+            for (int b = 0; b < TX; ++b) A[a][b] = ld.A(4 * a + r, 4 * b + c);
+            Bp[a] = ld.B(4 * a + r, c); nBt[a] = -ld.B(4 * a + c, r);
+#pragma unroll
+            for (int qq = 0; qq < SPT; ++qq) { Bpl[qq][a] = ld.B(4 * a + r, c - qq * NUP); nBpl[qq][a] = -Bpl[qq][a]; }
+            const bool v = c == 0 && 4 * a + r < NX;
+            const int ia = v ? 4 * a + r : 0;
+            const double x = p.rec ? p.rec[bgl * REC + NX * NX + NX * NU + ia] : ra.x0[(long long)ia * p.Bsz + bgl];
+            x0r[a] = v ? x : 0.0;
+        }
+        late.park();
+    } else {
+    const ModelLd<NX, NU> ld(p, bg);
 #pragma unroll
     for (int a = 0; a < TX; ++a) {
 #pragma unroll
@@ -277,7 +324,15 @@
 #pragma unroll
         for (int qq = 0; qq < SPT; ++qq) { Bpl[qq][a] = ld.B(4 * a + r, c - qq * NUP); nBpl[qq][a] = -Bpl[qq][a]; }
     }
-    const double Rp = (r == c && r >= NU && r < NUP) ? 1.0 : ld.S(p.oR, r, c, NU);
+    Rp = (r == c && r >= NU && r < NUP) ? 1.0 : ld.S(p.oR, r, c, NU);
+    }
+    double Lt[TX][TX], ap[ONE_TRIP ? NTM : 1][SPT][TX];
+    if constexpr (ONE_TRIP) {
+#pragma unroll
+        for (int a = 0; a < TX; ++a)
+#pragma unroll
+            for (int b = 0; b < TX; ++b) Lt[a][b] = S[a][b];
+    }
 
     double Wacc[(LPI == 16) ? NTM : 1][(LPI == 16) ? NT : 1];
     wg::d4_t Wb[(LPI == 64) ? NTM * (NTM + 1) / 2 : 1];
@@ -321,6 +376,37 @@
         constexpr int Ij = T::tile_of_stage(j), off = T::off_of_stage(j), q = off / NUP;
         constexpr bool first_of_tile = (j == N - 1) || (q == SPT - 1);
         double SA[TX][TX], SB[TX], F[TX], K[TX], Acl[TX][TX], Ktp[TX];
+        if constexpr (ONE_TRIP) {
+            constexpr int Ip = j / SPT, pp = j % SPT;
+#pragma unroll
+            for (int a = 0; a < TX; ++a) {
+                double v = 0.0;
+#pragma unroll
+                for (int k2 = 0; k2 < TX; ++k2) v = mm4(Lt[k2][a], Bpl[pp][k2], v);
+                ap[Ip][pp][a] = v;
+            }
+            if constexpr (j > 0) {
+                double LA[TX][TX];
+#pragma unroll
+                for (int a = 0; a < TX; ++a)
+#pragma unroll
+                    for (int b = 0; b < TX; ++b) {
+                        double v = 0.0;
+#pragma unroll
+                        for (int k2 = 0; k2 < TX; ++k2) v = mm4(Lt[k2][a], A[k2][b], v);
+                        LA[a][b] = v;
+                    }
+#pragma unroll
+                for (int a = 0; a < TX; ++a)
+#pragma unroll
+                    for (int b = 0; b < TX; ++b) {
+                        double v = Q[a][b];
+#pragma unroll
+                        for (int k2 = 0; k2 < TX; ++k2) v = mm4(A[k2][a], LA[k2][b], v);
+                        Lt[a][b] = v;
+                    }
+            }
+        }
 #pragma unroll
         for (int a = 0; a < TX; ++a) {
 #pragma unroll
@@ -467,21 +553,27 @@
     coldL = 0u; coldU = 0u;
     if constexpr (ROLL) {
         unsigned bL = 0u, bU = 0u;
-        if (ra.roll) {
+        double At[TX][TX];
+        if (ONE_TRIP || ra.roll) {
             constexpr int REC = NX * NX + NX * NU + NX;
             const double I4 = (r == c) ? 1.0 : 0.0;
-            double At[TX][TX], xr[TX];
+            double xr[TX];
 #pragma unroll
             for (int a = 0; a < TX; ++a) {
 #pragma unroll
                 for (int b = 0; b < TX; ++b) At[b][a] = mm4(A[a][b], I4);
+                if constexpr (ONE_TRIP) xr[a] = x0r[a];
+                else {
                 const bool v = c == 0 && 4 * a + r < NX;
                 const int ia = v ? 4 * a + r : 0;
                 const double x = p.rec ? p.rec[bg * REC + NX * NX + NX * NU + ia] : ra.x0[(long long)ia * p.Bsz + bg];
                 xr[a] = v ? x : 0.0;
+                }
             }
             const int kk = r < NU ? r : 0;
-            const double hk = (r < NU) ? 0.5 * (p.sh[ra.oUb + kk] - p.sh[ra.oLb + kk]) : 1.0;
+            double hk;
+            if constexpr (ONE_TRIP) hk = hk1;
+            else hk = (r < NU) ? 0.5 * (p.sh[ra.oUb + kk] - p.sh[ra.oLb + kk]) : 1.0;
             const unsigned one = (c == 0 && r < NU) ? (1u << r) : 0u;
             sfor<0, N>([&](auto jc) {
                 constexpr int j = decltype(jc)::value;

┄┄┄┄┄┄┄┄┄┄

▶ What is expected: Copy out each line of the data that holds the string "else".

▶ Result of the exercise:
+    } else {
+                else {
+            else hk = (r < NU) ? 0.5 * (p.sh[ra.oUb + kk] - p.sh[ra.oLb + kk]) : 1.0;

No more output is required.